WHAT YOU HAVE TO DO:
From the entries that follow, copy every line with the word "vmcnt".

TASK MATERIAL:
++++++++++

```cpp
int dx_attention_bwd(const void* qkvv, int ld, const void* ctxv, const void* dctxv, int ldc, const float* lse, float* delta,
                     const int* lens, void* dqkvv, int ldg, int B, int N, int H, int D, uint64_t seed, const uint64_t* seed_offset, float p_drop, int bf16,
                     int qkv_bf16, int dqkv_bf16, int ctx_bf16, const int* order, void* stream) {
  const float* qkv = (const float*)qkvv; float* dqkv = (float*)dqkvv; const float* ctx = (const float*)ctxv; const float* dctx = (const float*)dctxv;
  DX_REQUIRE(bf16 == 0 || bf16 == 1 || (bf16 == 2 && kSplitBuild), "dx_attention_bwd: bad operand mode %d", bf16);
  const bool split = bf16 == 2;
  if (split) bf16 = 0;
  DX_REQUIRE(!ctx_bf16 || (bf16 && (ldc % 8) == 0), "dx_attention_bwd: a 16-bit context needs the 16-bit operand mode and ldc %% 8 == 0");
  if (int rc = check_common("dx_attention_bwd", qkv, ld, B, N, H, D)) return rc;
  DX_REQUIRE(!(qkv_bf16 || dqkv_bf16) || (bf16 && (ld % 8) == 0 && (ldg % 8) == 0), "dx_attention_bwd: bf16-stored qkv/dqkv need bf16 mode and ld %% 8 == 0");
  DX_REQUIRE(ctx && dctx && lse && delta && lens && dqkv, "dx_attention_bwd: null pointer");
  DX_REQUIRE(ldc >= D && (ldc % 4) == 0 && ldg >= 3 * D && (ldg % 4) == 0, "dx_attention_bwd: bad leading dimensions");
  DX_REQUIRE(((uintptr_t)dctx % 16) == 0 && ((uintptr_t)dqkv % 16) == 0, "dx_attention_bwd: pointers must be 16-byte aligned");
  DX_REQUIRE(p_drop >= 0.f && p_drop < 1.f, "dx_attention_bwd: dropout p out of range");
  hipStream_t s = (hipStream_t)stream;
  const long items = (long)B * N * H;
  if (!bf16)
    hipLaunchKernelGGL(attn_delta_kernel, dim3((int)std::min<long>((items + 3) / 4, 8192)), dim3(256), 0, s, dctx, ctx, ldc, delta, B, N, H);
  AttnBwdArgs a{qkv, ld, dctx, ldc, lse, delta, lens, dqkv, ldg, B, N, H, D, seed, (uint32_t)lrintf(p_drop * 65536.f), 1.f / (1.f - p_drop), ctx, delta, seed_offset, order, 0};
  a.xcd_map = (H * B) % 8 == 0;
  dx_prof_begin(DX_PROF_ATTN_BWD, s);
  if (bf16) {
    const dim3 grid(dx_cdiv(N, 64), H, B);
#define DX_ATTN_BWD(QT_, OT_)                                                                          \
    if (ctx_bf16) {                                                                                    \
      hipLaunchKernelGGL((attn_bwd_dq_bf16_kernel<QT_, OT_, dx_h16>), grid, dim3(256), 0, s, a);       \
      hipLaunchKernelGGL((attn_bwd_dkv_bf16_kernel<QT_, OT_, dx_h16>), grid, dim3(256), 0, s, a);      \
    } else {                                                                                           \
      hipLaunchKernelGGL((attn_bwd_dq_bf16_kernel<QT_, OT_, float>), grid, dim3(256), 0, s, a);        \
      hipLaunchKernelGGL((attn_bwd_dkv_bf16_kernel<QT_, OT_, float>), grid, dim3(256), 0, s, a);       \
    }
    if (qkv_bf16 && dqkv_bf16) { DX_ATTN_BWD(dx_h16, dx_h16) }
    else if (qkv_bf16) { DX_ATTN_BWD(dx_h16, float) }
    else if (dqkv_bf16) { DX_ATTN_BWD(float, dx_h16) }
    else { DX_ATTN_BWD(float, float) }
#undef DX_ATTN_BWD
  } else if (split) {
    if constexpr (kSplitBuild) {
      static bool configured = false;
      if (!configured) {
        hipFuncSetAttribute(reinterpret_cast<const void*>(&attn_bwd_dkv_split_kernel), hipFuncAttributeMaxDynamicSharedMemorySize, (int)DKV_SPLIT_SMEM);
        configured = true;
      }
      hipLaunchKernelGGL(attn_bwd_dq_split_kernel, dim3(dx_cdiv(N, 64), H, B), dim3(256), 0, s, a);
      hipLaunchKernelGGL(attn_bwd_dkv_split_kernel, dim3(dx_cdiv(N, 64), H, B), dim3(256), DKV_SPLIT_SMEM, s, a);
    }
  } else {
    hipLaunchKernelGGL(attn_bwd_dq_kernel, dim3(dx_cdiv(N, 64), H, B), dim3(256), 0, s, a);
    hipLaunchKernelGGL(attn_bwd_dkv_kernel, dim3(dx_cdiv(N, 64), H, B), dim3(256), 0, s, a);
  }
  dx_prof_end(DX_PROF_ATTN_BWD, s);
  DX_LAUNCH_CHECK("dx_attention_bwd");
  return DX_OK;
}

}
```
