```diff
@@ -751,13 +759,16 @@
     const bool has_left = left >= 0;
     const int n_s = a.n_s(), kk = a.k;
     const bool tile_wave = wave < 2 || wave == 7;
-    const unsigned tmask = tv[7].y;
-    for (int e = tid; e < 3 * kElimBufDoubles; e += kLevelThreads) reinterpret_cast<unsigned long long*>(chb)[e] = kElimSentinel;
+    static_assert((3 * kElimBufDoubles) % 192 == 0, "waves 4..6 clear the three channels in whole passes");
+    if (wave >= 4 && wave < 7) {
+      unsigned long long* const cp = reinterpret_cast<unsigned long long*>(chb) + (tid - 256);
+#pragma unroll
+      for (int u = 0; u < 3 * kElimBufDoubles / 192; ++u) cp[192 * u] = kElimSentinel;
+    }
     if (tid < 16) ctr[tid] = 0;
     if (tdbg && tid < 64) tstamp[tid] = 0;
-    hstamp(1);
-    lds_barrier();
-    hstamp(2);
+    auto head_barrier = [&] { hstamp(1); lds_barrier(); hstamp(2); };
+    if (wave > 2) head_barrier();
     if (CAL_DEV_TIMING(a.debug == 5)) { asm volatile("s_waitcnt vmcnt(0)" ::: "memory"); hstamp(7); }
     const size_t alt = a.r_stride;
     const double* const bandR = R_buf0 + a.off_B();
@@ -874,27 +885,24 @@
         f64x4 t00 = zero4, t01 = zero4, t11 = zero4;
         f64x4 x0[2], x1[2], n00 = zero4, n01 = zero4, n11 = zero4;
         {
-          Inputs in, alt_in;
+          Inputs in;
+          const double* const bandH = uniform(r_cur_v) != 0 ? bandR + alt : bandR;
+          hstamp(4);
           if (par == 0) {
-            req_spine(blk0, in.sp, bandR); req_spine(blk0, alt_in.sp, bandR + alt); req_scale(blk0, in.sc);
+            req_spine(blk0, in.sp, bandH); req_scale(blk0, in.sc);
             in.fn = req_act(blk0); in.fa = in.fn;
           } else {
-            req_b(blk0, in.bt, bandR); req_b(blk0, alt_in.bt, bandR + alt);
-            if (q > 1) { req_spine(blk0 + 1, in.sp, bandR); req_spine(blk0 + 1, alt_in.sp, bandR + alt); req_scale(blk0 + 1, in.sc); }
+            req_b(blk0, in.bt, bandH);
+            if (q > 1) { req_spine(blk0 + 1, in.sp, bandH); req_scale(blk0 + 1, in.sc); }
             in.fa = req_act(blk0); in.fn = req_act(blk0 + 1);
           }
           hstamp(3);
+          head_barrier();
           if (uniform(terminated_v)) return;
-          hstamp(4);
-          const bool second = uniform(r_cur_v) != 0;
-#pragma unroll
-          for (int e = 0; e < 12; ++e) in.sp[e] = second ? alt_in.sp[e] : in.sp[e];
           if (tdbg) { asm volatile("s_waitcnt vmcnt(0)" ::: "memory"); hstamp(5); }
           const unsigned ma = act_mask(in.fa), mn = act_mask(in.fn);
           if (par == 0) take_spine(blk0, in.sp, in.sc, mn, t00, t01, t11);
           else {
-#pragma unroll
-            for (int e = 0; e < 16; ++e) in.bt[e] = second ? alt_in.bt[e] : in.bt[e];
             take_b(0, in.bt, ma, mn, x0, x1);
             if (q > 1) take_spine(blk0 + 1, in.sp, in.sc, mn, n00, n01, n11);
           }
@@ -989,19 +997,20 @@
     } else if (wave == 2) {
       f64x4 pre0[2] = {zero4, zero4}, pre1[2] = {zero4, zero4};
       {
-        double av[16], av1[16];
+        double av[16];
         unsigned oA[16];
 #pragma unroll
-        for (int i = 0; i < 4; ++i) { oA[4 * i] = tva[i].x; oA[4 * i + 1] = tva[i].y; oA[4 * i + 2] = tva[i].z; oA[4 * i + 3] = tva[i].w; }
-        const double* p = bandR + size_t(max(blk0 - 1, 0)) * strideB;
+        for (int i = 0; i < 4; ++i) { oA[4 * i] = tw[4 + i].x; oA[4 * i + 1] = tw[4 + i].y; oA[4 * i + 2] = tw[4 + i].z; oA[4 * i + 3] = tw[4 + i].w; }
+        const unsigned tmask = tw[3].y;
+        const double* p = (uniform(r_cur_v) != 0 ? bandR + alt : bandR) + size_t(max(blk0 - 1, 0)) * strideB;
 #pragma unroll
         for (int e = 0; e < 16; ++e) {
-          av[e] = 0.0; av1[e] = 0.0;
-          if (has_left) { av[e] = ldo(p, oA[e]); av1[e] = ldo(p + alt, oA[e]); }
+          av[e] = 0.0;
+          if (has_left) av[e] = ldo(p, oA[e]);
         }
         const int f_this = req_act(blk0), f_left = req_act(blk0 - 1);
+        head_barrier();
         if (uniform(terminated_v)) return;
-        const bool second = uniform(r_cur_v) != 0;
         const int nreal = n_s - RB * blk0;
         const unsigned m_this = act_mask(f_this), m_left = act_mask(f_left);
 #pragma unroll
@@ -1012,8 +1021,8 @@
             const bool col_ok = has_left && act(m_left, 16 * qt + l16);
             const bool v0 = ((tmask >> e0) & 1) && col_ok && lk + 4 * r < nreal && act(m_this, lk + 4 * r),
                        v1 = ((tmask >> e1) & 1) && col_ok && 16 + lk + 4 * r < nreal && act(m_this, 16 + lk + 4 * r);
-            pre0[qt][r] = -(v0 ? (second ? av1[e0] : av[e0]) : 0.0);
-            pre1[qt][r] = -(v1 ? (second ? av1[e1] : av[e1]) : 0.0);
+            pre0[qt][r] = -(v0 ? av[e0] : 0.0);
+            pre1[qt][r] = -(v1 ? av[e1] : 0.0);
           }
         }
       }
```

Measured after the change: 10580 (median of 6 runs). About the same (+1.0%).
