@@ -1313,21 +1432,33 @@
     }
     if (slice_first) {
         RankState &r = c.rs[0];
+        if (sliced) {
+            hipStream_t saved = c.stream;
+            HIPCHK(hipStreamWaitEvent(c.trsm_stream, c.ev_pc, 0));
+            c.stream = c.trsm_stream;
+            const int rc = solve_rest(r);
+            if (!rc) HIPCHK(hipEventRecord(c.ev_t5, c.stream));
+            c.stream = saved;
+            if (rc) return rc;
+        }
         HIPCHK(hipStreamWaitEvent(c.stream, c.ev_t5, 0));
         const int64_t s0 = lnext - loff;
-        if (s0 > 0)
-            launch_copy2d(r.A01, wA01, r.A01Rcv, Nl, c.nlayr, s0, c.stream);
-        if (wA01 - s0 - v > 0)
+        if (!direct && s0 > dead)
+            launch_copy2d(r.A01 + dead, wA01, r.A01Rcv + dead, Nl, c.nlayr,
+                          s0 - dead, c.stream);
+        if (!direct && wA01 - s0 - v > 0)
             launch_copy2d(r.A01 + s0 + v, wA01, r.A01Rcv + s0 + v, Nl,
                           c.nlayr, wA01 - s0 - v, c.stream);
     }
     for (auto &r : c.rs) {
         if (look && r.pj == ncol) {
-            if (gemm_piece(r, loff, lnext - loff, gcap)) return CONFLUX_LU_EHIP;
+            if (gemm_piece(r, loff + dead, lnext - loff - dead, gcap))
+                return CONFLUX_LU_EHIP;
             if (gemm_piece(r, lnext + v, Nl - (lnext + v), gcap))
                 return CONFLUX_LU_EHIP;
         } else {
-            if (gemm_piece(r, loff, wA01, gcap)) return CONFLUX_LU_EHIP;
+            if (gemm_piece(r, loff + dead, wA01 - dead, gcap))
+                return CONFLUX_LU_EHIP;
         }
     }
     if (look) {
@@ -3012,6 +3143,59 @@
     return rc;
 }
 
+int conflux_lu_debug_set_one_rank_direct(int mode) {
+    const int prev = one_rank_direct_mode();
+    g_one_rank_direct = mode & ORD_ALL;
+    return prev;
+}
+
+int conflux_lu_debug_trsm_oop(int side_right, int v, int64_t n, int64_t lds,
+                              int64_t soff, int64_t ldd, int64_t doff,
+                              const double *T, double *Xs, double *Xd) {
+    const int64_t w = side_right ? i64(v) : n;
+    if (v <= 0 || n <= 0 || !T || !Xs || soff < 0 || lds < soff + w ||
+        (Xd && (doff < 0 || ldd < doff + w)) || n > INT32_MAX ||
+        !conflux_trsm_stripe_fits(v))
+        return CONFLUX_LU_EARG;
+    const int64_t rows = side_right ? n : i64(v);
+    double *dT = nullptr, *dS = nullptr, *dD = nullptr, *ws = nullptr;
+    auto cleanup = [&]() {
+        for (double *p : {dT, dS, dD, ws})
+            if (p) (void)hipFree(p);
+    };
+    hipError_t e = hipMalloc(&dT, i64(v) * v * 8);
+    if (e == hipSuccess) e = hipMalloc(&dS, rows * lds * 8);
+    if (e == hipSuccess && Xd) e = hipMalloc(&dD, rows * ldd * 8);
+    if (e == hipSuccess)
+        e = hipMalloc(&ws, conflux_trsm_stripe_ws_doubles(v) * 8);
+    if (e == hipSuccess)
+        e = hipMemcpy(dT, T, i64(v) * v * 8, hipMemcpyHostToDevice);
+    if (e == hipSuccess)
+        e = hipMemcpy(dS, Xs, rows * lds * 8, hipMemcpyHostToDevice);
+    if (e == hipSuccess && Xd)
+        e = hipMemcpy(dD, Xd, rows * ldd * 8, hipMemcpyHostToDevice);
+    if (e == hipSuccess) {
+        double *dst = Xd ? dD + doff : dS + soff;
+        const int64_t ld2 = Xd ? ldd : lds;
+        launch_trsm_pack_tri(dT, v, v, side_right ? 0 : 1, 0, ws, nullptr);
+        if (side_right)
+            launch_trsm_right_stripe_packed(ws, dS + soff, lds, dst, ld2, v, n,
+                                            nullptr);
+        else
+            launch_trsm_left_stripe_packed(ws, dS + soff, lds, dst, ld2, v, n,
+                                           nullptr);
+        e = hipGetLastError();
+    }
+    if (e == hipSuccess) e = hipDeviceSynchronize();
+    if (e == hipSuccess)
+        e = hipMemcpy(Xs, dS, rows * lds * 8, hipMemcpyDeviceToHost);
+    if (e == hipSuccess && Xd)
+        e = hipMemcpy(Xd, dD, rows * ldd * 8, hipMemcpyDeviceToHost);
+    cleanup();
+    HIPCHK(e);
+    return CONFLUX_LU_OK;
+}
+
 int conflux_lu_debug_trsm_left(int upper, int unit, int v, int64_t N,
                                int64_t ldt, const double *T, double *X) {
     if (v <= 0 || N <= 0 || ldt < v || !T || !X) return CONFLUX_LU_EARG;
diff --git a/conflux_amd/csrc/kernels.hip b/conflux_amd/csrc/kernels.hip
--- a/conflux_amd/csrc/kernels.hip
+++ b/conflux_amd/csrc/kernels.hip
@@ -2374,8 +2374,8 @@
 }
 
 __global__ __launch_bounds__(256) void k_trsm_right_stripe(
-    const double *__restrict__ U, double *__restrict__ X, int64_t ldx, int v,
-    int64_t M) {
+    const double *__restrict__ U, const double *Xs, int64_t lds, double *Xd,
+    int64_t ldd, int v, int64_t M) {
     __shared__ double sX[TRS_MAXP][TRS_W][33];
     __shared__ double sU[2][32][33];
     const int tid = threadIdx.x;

++++++++++

EXERCISE RESULT:
     if (CAL_DEV_TIMING(a.debug == 5)) { asm volatile("s_waitcnt vmcnt(0)" ::: "memory"); hstamp(7); }
           if (tdbg) { asm volatile("s_waitcnt vmcnt(0)" ::: "memory"); hstamp(5); }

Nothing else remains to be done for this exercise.